Open Questions We're Still Exploring

Building Otto has surfaced questions we don't have perfect answers to yet:

1. How do you validate that agentic exploration isn't missing good options?

We continue to do offline scoring of user conversation that’s related to flight search in order to evaluate, iterate and improve the context engineering around flight ranking process, especially if we’re giving too little (missing better options) or too much (latency too long) of a search space for Otto to explore.

2. How do you measure if reasoning is "convincing" to users?

We track:

  • Click-through rate (do users book the recommended option?)
  • Time-to-decision (do users keep searching after seeing results?)
  • Conversation quality (# of rounds, sentiment of the follow up action)
  • Explicit feedback (thumbs up/down on explanations)

But "convincing" is subjective.
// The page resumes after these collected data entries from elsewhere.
int cph_create(uint64_t dim, uint64_t bits, int device, cph_index** out) {
    return guarded([&] {
        if (!out) throw InvalidArg("out must not be null");
        *out = nullptr;
        if (bits != 1 && bits != 2 && bits != 4)
            throw InvalidArg("Unsupported bits=" + std::to_string(bits) + ". Supported: 1, 2, 4.");
        const size_t pd = next_pow2(dim);
        if (dim == 0) throw InvalidArg("dim must be > 0");
        if (pd < 16 || pd > 2048) {
            if (pd < 16) {
                throw InvalidArg("Unsupported dimension " + std::to_string(dim) + " (padded to " +
                                 std::to_string(pd) +
                                 "). Supported padded dims: 16, 32, 64, 128, 256, 512, 1024, 2048.");
            }
            throw InvalidArg("Unsupported dimension " + std::to_string(dim) + " (padded to " +
                             std::to_string(pd) +
                             "). Supported padded dims: 16, 32, 64, 128, 256, 512, 1024, 2048.");
        }
        int ndev = 0;
        if (hipGetDeviceCount(&ndev) != hipSuccess || ndev <= 0)
            throw std::runtime_error("No HIP device available: the MI355X path has no CPU fallback.");
        if (device < 0 || device >= ndev) throw InvalidArg("invalid device ordinal");
        auto* h = new cph_index();
        h->dim = dim;
        h->bits = (uint32_t)bits;
        h->D = (uint32_t)pd;
        h->device = device;
        hipDeviceProp_t prop;
        if (hipGetDeviceProperties(&prop, device) == hipSuccess) h->num_cus = prop.multiProcessorCount;
        if (const char* e = getenv("CPH_QUERY_ORDER")) h->order_queries = atoi(e) != 0;
        if (const char* e = getenv("CPH_LEADER_SLOTS")) h->coal.n_slots = std::max(1, std::min(kLeaderSlots, atoi(e)));
        if (const char* e = getenv("CPH_GATHER_US")) h->coal.gather_us = std::max(0, atoi(e));
        if (const char* e = getenv("CPH_WAVES_PER_CU")) { h->waves_per_cu = (uint32_t)std::max(1, atoi(e)); h->waves_from_env = true; }
        *out = h;
    });
}

int cph_destroy(cph_index* h) {
    return guarded([&] {
        if (!h) return;
        (void)hipSetDevice(h->device);
        for (auto& s : h->sets) {
            if (s.used && s.ev_done) (void)hipEventSynchronize(s.ev_done);
            if (s.ev0) (void)hipEventDestroy(s.ev0);
            if (s.ev1) (void)hipEventDestroy(s.ev1);
            if (s.ev_done) (void)hipEventDestroy(s.ev_done);
            if (s.pin_stats) (void)hipHostFree(s.pin_stats);
            if (s.pin_io) (void)hipHostFree(s.pin_io);
        }
#ifdef CPH_SEARCH_TRACE
        if (g_tr[0]) fprintf(stderr, "[search trace] groups=%llu callers=%llu per group: mutex wait %.1f us, enqueue %.1f us; per caller: own-query wait %.1f us\n",
                             (unsigned long long)g_tr[0], (unsigned long long)g_tr[1], g_tr[2] / 1e3 / g_tr[0], g_tr[3] / 1e3 / g_tr[0], g_tr[4] / 1e3 / g_tr[1]);
        for (auto& x : g_tr) x = 0;
#endif
        if (h->own_stream) (void)hipStreamDestroy(h->own_stream);
        for (auto& ls : h->leaders) {
            if (ls.stream) { (void)hipStreamSynchronize(ls.stream); (void)hipStreamDestroy(ls.stream); }
            if (ls.pin) (void)hipHostFree(ls.pin);
        }
        delete h;
    });
}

An expert traveler might find detailed reasoning convincing, while a casual traveler might prefer simplicity. Should we personalize reasoning depth?
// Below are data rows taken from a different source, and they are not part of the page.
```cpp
extern "C" int pnp_op_layernorm(const float* d_x, const float* d_w, const float* d_b, float eps, int32_t rows, int32_t D,
                                float* d_y, void* stream) {
    return layernorm(0, d_x, d_w, d_b, eps, rows, D, d_y, nullptr, nullptr, nullptr, (hipStream_t)stream);
// ... 118 lines not shown
```

pnp-ovss_amd/csrc/pipeline_kernels.hip:

```cpp
#include "common.h"
#include "kernels.h"
#include "../../include/pnp_math.h"

namespace pnp {

__global__ void gradcam_gather_kernel(const float* __restrict__ P, const float* __restrict__ dP,
                                      const int64_t* __restrict__ mask, int ld_mask, float* __restrict__ out, int B,
                                      int nheads, int head, int L, int Nst, int PP) {
    const int idx = blockIdx.x * blockDim.x + threadIdx.x;
    const int T = L - 1;
    if (idx >= B * T * PP) return;
    const int p = idx % PP, t = (idx / PP) % T, b = idx / (PP * T);
    const size_t o = (((size_t)b * nheads + head) * L + (t + 1)) * Nst + 1 + p;
    const float g = P[o] * fmaxf(dP[o], 0.f) * (float)mask[(size_t)b * ld_mask + t + 1];
    out[idx] = g < 0.f ? 0.f : g;
}

__device__ __forceinline__ uint64_t sal_key(float v, int idx) {
    uint32_t u = __float_as_uint(v);
    u = (v != v) ? 0xffffffffu : ((u & 0x80000000u) ? ~u : (u | 0x80000000u));
    return ((uint64_t)u << 32) | (uint32_t)idx;
}

__global__ __launch_bounds__(256) void drop_accumulate_kernel(const float* __restrict__ G, float* __restrict__ g0,
// ... 129 lines not shown
    i1 = f + (f < in_size - 1 ? 1 : 0);
    w1 = lam;
    w0 = __fsub_rn(1.f, lam);
}

__global__ void upsample_kernel(const float* __restrict__ src, const PostDesc* __restrict__ desc, float* __restrict__ maps,
                                int P, int Cmax) {
    const int b = blockIdx.z, c = blockIdx.y;
    const PostDesc d = desc[b];
    if (c >= d.C) return;
    const int H = d.H, W = d.W;
    const float sh = H > 1 ? __fdiv_rn((float)(P - 1), (float)(H - 1)) : 0.f;
    const float sw = W > 1 ? __fdiv_rn((float)(P - 1), (float)(W - 1)) : 0.f;
    const float* s = src + ((size_t)b * Cmax + c) * P * P;
    float* o = maps + d.off + (size_t)(c + d.has_bg) * H * W;
    for (int i = blockIdx.x * blockDim.x + threadIdx.x; i < H * W; i += gridDim.x * blockDim.x) {
        const int y = i / W, x = i - y * W;
        int h0, h1, w0i, w1i;
        float a, bb, cc, dd;
        src_index(y, P, sh, h0, h1, a, bb);
        src_index(x, P, sw, w0i, w1i, cc, dd);
        const float v00 = s[h0 * P + w0i], v01 = s[h0 * P + w1i], v10 = s[h1 * P + w0i], v11 = s[h1 * P + w1i];
        const float top = fmaf(v00, cc, __fmul_rn(v01, dd));
        const float bot = fmaf(v10, cc, __fmul_rn(v11, dd));
        o[i] = fmaf(top, a, __fmul_rn(bot, bb));
    }
}

__global__ __launch_bounds__(256) void minmax_kernel(const float* __restrict__ maps, const PostDesc* __restrict__ desc,
                                                     float* __restrict__ stats, int Kmax, int first_k_is_class) {
    const int b = blockIdx.y, k = blockIdx.x, tid = threadIdx.x;
    const PostDesc d = desc[b];
    const int kk = first_k_is_class ? k + d.has_bg : k;
    if (kk >= d.K) return;
    if (first_k_is_class && d.C == 1) return;
    __shared__ float smn[4], smx[4];
    const float* m = maps + d.off + (size_t)kk * d.H * d.W;
    float mn = INFINITY, mx = -INFINITY;
    bool nan = false;
    const int n = d.H * d.W;
// ... 220 lines not shown
                    float* o = dst + (size_t)(y0 + rr) * W + x0 + cg * 8;
                    if (x0 + cg * 8 + 7 < W && ((reinterpret_cast<uintptr_t>(o) & 15) == 0)) {
                        reinterpret_cast<f32x4*>(o)[0] = f32x4{(float)acc[0], (float)acc[1], (float)acc[2], (float)acc[3]};
                        reinterpret_cast<f32x4*>(o)[1] = f32x4{(float)acc[4], (float)acc[5], (float)acc[6], (float)acc[7]};
                    } else {
#pragma unroll
                        for (int i = 0; i < 8; i++)
                            if (x0 + cg * 8 + i < W) o[i] = (float)acc[i];
                    }
                }
            }
        }
    }
}

struct PreImage {
    int64_t src_off, tmp_off;
    int32_t H, W, kx_off, kx_size, ky_off, ky_size;
};
__device__ __forceinline__ int clip8_fixed(int acc) {
    const int v = (acc + (1 << 21)) >> 22;
    return v < 0 ? 0 : (v > 255 ? 255 : v);
}
__global__ __launch_bounds__(256) void pre_resize_h_kernel(const uint8_t* __restrict__ rgb, const PreImage* __restrict__ desc,
                                                           int S, const int32_t* __restrict__ coef, uint8_t* __restrict__ tmp) {
    const PreImage d = desc[blockIdx.z];
    const int xo = blockIdx.x * 64 + (threadIdx.x & 63), y = blockIdx.y * 4 + (threadIdx.x >> 6);
    if (xo >= S || y >= d.H) return;
    const int32_t* t = coef + d.kx_off + (size_t)xo * (2 + d.kx_size);
    const int x0 = t[0], n = t[1];
// ... 31 lines not shown
    o[0] = __fdiv_rn(__fsub_rn(__fdiv_rn((float)clip8_fixed(a0), 255.0f), m0), s0);
    o[(size_t)S * S] = __fdiv_rn(__fsub_rn(__fdiv_rn((float)clip8_fixed(a1), 255.0f), m1), s1);
    o[(size_t)2 * S * S] = __fdiv_rn(__fsub_rn(__fdiv_rn((float)clip8_fixed(a2), 255.0f), m2), s2);
}

int preprocess_images(const uint8_t* rgb, const void* desc, int B, int S, int max_H, const int32_t* coef, uint8_t* tmp,
                      const float* mean3, const float* std3, float* out, hipStream_t s) {
    if (B <= 0 || S <= 0 || max_H <= 0) return PNP_ERR_ARG;
    const PreImage* d = reinterpret_cast<const PreImage*>(desc);
    hipLaunchKernelGGL(pre_resize_h_kernel, dim3((S + 63) / 64, (max_H + 3) / 4, B), dim3(256), 0, s, rgb, d, S, coef, tmp);
    hipLaunchKernelGGL(pre_resize_v_kernel, dim3((S + 63) / 64, (S + 3) / 4, B), dim3(256), 0, s, tmp, d, S, coef, mean3[0],
                       mean3[1], mean3[2], std3[0], std3[1], std3[2], out);
    return hipGetLastError() == hipSuccess ? PNP_OK : PNP_ERR_HIP;
}

__global__ __launch_bounds__(256) void unary_kernel(const float* __restrict__ maps, const PostDesc* __restrict__ desc,
                                                    float* __restrict__ unary, int group) {
    extern __shared__ __attribute__((aligned(16))) float utile[];
    const int b = blockIdx.y;
    const PostDesc d = desc[b];
    const int n = d.H * d.W, K = d.K, ldt = K + 1, R4 = d.Kp >> 2;
    const int f0 = group * d.Kg, f1 = f0 + K;
    const int c_lo = f0 >> 2, c_hi = group == d.G - 1 ? R4 : (f1 + 3) >> 2, nc = c_hi - c_lo;
    const float* m = maps + d.off;
    f32x4* u4 = reinterpret_cast<f32x4*>(unary + d.qoff);
    const int tid = threadIdx.x;
    for (int p0 = blockIdx.x * 256; p0 < n; p0 += gridDim.x * 256) {
        const int np = (n - p0) < 256 ? (n - p0) : 256;
        if (tid < np) {
            const int i = p0 + tid;
            const float* mi = m + i;
            float mx = mi[0];
            int k = 1;
            for (; k + 8 <= K; k += 8) {
                float v[8];
#pragma unroll
                for (int u = 0; u < 8; u++) v[u] = mi[(size_t)(k + u) * n];
#pragma unroll
                for (int u = 0; u < 8; u++)
                    if (v[u] > mx || v[u] != v[u]) mx = v[u];
            }
            for (; k < K; k++) {
                const float v = mi[(size_t)k * n];
                if (v > mx || v != v) mx = v;
            }
            float s = 0.f;
            float* row = utile + tid * ldt;
            for (k = 0; k + 8 <= K; k += 8) {
                float v[8];
#pragma unroll
                for (int u = 0; u < 8; u++) v[u] = mi[(size_t)(k + u) * n];
#pragma unroll
                for (int u = 0; u < 8; u++) {
                    const float e = pnp_expf(__fsub_rn(v[u], mx));
                    row[k + u] = e;
                    s = __fadd_rn(s, e);
                }
            }
            for (; k < K; k++) {
                const float e = pnp_expf(__fsub_rn(mi[(size_t)k * n], mx));
                row[k] = e;
                s = __fadd_rn(s, e);
            }
            for (int k = 0; k < K; k++) {
                float p = __fdiv_rn(row[k], s);
                if (p < 1e-5f) p = 1e-5f;
                else if (p > 1.0f) p = 1.0f;
                row[k] = -pnp_logf(p);
            }
        }
        __syncthreads();
        for (int item = tid; item < np * nc; item += 256) {
            const int pl = item / nc, c = c_lo + (item - pl * nc);
            const float* r = utile + pl * ldt;
            f32x4* dst = u4 + (size_t)(p0 + pl) * R4 + c;
            f32x4 v = {0.f, 0.f, 0.f, 0.f};
            if (4 * c < f0) v = *dst;
#pragma unroll
            for (int j = 0; j < 4; j++) {
                const int f = 4 * c + j;
                if (f >= f0) v[j] = f < f1 ? r[f - f0] : 0.f;
            }
            *dst = v;
        }
        __syncthreads();
    }
}

__global__ __launch_bounds__(256) void unary_wide_kernel(const float* __restrict__ maps, const PostDesc* __restrict__ desc,
                                                         float* __restrict__ unary, int group) {
    __shared__ float tiles[4][64][33];
    const int b = blockIdx.y;
    const int n = desc[b].H * desc[b].W, K = desc[b].K, R4 = desc[b].Kp >> 2, G = desc[b].G;
    const int f0 = group * desc[b].Kg, f1 = f0 + K;
    const int c_lo = f0 >> 2, c_hi = group == G - 1 ? R4 : (f1 + 3) >> 2;
    const float* m = maps + desc[b].off;
// ... 152 lines not shown

int merge_tokens(const float* src, const int32_t* cls_off, const int32_t* tok_idx, const int32_t* cls_div,
                 const int32_t* img_cls_off, float* out, int B, int T, int PP, int Cmax, hipStream_t s) {
    hipLaunchKernelGGL(merge_tokens_kernel, dim3(Cmax, B), dim3(256), 0, s, src, cls_off, tok_idx, cls_div, img_cls_off,
                       out, T, PP, Cmax);
    return ok();
}

int threshold_maps(const float* merged, const int32_t* img_cls_off, float* out, float threshold, int B, int PP, int Cmax,
                   hipStream_t s) {
    hipLaunchKernelGGL(threshold_kernel, dim3(Cmax, B), dim3(256), 0, s, merged, img_cls_off, out, threshold, PP, Cmax);
    return ok();
}

int upsample_maps(const float* src, const PostDesc* desc, float* maps, int B, int P, int Cmax, int maxHW, hipStream_t s) {
    const int nb = (maxHW + 255) / 256 < 64 ? (maxHW + 255) / 256 : 64;
    hipLaunchKernelGGL(upsample_kernel, dim3(nb, Cmax, B), dim3(256), 0, s, src, desc, maps, P, Cmax);
    return ok();
}

int minmax_normalize(float* maps, const PostDesc* desc, float* stats, int B, int Kmax, int maxHW, int class_channels_only,
                     hipStream_t s) {
    hipLaunchKernelGGL(minmax_kernel, dim3(Kmax, B), dim3(256), 0, s, maps, desc, stats, Kmax, class_channels_only);
    const int nb = (maxHW + 255) / 256 < 64 ? (maxHW + 255) / 256 : 64;
    hipLaunchKernelGGL(normalize_kernel, dim3(nb, Kmax, B), dim3(256), 0, s, maps, desc, stats, Kmax, class_channels_only);
    return ok();
}

int background_channel(float* maps, const PostDesc* desc, int B, int maxHW, hipStream_t s) {
    const int nb = (maxHW + 255) / 256 < 128 ? (maxHW + 255) / 256 : 128;
    hipLaunchKernelGGL(background_kernel, dim3(nb, B), dim3(256), 0, s, maps, desc);
    return ok();
}

int blur_maps(const float* in, float* tmp, float* out, const PostDesc* desc, const double* wts, const int32_t* wt_off,
              int B, int Kmax, int maxH, int maxW, int max_radius, hipStream_t s) {
    auto lds_for = [&](int n, size_t& l0, size_t& l1) {
        l0 = (size_t)(max_radius + 4) * sizeof(double) + (size_t)(32 * n + 2 * max_radius) * 64 * sizeof(float);
        l1 = (size_t)(max_radius + 4) * sizeof(double) + (size_t)32 * ((64 * n + 2 * max_radius) | 1) * sizeof(float);
    };
    size_t lds0, lds1;
    lds_for(1, lds0, lds1);
    int nt = lds0 > 80 * 1024 ? 4 : 1;
    lds_for(nt, lds0, lds1);
    while (nt > 1 && (lds0 > 120 * 1024 || lds1 > 120 * 1024)) lds_for(--nt, lds0, lds1);
    if (lds0 > 160 * 1024 || lds1 > 160 * 1024) return PNP_ERR_ARG;
    int nt0 = nt, nt1 = nt;
    while (nt0 > 1 && 32 * (nt0 - 1) >= maxH) nt0--;
    while (nt1 > 1 && 64 * (nt1 - 1) >= maxW) nt1--;
    lds_for(nt0, lds0, lds1);
    size_t d0, d1;
    lds_for(nt1, d0, d1);
    lds1 = d1;
    static std::atomic<uint32_t> opted0{0}, opted1{0};
    if (lds_opt_in(opted0, reinterpret_cast<const void*>(blur_axis_kernel<0>), 160 * 1024) != PNP_OK) return PNP_ERR_HIP;
    if (lds_opt_in(opted1, reinterpret_cast<const void*>(blur_axis_kernel<1>), 160 * 1024) != PNP_OK) return PNP_ERR_HIP;
    const int tiles0 = ((maxW + 63) / 64) * ((maxH + 32 * nt0 - 1) / (32 * nt0));
    const int tiles1 = ((maxW + 64 * nt1 - 1) / (64 * nt1)) * ((maxH + 31) / 32);
    hipLaunchKernelGGL(blur_axis_kernel<0>, dim3(tiles0, Kmax, B), dim3(256 * nt0), lds0, s, in, tmp, desc, wts, wt_off, max_radius, nt0);
    hipLaunchKernelGGL(blur_axis_kernel<1>, dim3(tiles1, Kmax, B), dim3(256 * nt1), lds1, s, tmp, out, desc, wts, wt_off, max_radius, nt1);
    return ok();
}
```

3. When should the agent break a user's stated preference?

If a user says "I only fly United," should Otto show them an Alaska option that's $100 cheaper and arrives earlier? We currently do include those options, with explanation. But we've gotten feedback that this feels like Otto "ignoring" the user's preference. Where's the line between helpful and pushy?

4. How do you prevent the model from developing harmful biases?

We monitor for patterns like:

  • Always preferring expensive airlines (revenue incentive)
  • Preferring options that earn more miles (misaligned with user's stated "cheapest option" constraint)
  • Down-ranking budget airlines due to training data bias

We audit rankings regularly, but this is an ongoing challenge.

5. Can you teach the model EA common sense without them becoming rigid rules?

Example: "Don't book Basic Economy if you need carry-on" is a good heuristic, but there are exceptions (personal item only, very short trip). How do you encode "usually avoid, but sometimes okay"? We're experimenting with showing confidence scores: "78% of travelers with carry-ons regret booking Basic Economy."

Conclusion

Flight booking is a high-cardinality problem - 5,000+ options, three competing signals, and no universal right answer. Traditional search engines pushed this complexity onto users. At Otto, we handle it with agentic AI.

The core challenges:

  1. Ranking requires three-way reasoning: Personal preferences, trip constraints, and EA common sense often contradict each other. The model needs to infer priority and explain trade-offs convincingly.

  2. Context windows force architectural decisions: You can't fit 5,000 options in a prompt. Hierarchical search with diversity sampling preserves exploration space while enabling deep reasoning.

  3. Latency matters more than we expected: Streaming partial results keeps users engaged while the agent completes reasoning.

We've learned that agentic AI shines in high-cardinality search problems - not just flight booking, but any domain where the perfect answer depends on implicit preferences and contextual trade-offs.

If you're building something similar, I'd love to hear:

  • How do you handle multi-objective optimization when objectives conflict?
  • What techniques have you found for maintaining large search spaces with limited context?
  • How do you validate that your agent isn't missing good options?